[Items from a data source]
==*==
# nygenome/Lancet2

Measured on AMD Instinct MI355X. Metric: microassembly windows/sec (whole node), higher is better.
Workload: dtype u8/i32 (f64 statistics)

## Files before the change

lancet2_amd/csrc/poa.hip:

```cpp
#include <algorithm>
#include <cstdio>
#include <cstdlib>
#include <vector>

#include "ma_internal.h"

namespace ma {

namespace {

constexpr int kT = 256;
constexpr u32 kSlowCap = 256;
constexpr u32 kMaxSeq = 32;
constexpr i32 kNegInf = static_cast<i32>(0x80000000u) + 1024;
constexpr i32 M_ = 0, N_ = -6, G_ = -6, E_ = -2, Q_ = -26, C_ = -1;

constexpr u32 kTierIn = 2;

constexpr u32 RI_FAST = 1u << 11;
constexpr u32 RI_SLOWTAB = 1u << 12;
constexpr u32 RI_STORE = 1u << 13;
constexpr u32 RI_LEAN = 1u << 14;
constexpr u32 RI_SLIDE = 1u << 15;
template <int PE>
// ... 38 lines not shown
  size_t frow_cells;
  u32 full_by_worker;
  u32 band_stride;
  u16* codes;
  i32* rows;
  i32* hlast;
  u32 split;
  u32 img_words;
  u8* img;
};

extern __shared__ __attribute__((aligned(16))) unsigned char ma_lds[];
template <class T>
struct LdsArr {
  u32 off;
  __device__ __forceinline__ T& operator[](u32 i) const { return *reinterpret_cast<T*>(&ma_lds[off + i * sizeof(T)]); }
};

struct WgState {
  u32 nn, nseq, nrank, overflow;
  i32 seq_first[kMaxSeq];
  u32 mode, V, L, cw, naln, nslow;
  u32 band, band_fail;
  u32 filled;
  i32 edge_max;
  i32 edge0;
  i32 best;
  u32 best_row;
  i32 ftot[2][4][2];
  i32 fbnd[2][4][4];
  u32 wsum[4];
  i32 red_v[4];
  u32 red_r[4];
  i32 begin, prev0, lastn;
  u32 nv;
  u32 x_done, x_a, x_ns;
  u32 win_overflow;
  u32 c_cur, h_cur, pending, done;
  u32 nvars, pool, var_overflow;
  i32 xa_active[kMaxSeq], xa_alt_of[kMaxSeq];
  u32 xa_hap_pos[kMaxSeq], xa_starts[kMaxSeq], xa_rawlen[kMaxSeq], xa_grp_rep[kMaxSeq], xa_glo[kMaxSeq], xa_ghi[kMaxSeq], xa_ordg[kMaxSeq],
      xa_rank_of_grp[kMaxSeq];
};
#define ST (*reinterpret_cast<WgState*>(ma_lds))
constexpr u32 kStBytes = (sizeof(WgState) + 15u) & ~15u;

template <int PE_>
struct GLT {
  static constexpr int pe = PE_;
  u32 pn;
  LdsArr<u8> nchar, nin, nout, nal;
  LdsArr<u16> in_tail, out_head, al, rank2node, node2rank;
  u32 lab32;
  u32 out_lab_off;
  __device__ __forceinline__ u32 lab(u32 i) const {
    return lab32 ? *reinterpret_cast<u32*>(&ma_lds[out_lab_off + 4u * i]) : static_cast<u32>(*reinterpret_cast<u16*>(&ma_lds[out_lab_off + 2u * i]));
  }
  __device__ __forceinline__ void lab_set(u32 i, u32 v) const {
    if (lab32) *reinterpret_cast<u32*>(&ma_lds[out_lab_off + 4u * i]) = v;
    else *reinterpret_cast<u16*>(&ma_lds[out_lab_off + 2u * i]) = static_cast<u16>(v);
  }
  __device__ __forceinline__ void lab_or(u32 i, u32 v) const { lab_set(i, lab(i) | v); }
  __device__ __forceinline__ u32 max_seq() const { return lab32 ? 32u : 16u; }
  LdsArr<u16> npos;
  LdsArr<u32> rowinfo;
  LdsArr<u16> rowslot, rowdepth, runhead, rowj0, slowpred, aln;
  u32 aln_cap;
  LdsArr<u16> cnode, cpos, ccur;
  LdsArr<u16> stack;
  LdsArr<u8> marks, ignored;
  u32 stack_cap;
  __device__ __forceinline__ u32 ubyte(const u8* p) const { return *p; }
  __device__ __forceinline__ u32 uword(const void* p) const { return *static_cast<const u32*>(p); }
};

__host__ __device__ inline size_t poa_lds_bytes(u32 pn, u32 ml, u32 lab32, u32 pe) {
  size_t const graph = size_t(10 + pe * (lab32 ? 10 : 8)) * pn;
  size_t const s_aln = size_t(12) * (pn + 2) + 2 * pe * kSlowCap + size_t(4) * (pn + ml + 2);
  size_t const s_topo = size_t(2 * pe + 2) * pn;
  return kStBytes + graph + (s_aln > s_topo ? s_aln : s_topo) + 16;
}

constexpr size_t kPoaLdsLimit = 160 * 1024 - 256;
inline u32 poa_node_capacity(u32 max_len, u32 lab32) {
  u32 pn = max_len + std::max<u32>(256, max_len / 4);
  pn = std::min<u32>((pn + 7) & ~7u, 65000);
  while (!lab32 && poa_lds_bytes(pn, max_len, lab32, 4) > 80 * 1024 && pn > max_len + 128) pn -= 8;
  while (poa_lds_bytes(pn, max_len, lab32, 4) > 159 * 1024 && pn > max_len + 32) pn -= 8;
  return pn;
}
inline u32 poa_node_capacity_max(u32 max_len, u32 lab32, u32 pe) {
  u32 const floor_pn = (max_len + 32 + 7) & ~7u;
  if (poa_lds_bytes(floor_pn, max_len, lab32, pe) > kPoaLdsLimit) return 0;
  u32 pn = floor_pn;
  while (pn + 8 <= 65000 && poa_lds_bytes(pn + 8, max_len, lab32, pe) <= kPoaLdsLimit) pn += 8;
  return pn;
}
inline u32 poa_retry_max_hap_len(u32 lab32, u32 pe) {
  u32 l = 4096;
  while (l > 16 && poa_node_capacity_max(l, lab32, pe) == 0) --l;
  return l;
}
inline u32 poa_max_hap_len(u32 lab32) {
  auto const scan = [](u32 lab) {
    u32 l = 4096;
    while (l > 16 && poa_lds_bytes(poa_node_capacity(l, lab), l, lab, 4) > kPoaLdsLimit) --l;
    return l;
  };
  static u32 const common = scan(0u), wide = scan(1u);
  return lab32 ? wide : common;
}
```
==*==
From the records above, return each line where "sizeof" occurs.

→ **Task solution**
  __device__ __forceinline__ T& operator[](u32 i) const { return *reinterpret_cast<T*>(&ma_lds[off + i * sizeof(T)]); }
constexpr u32 kStBytes = (sizeof(WgState) + 15u) & ~15u;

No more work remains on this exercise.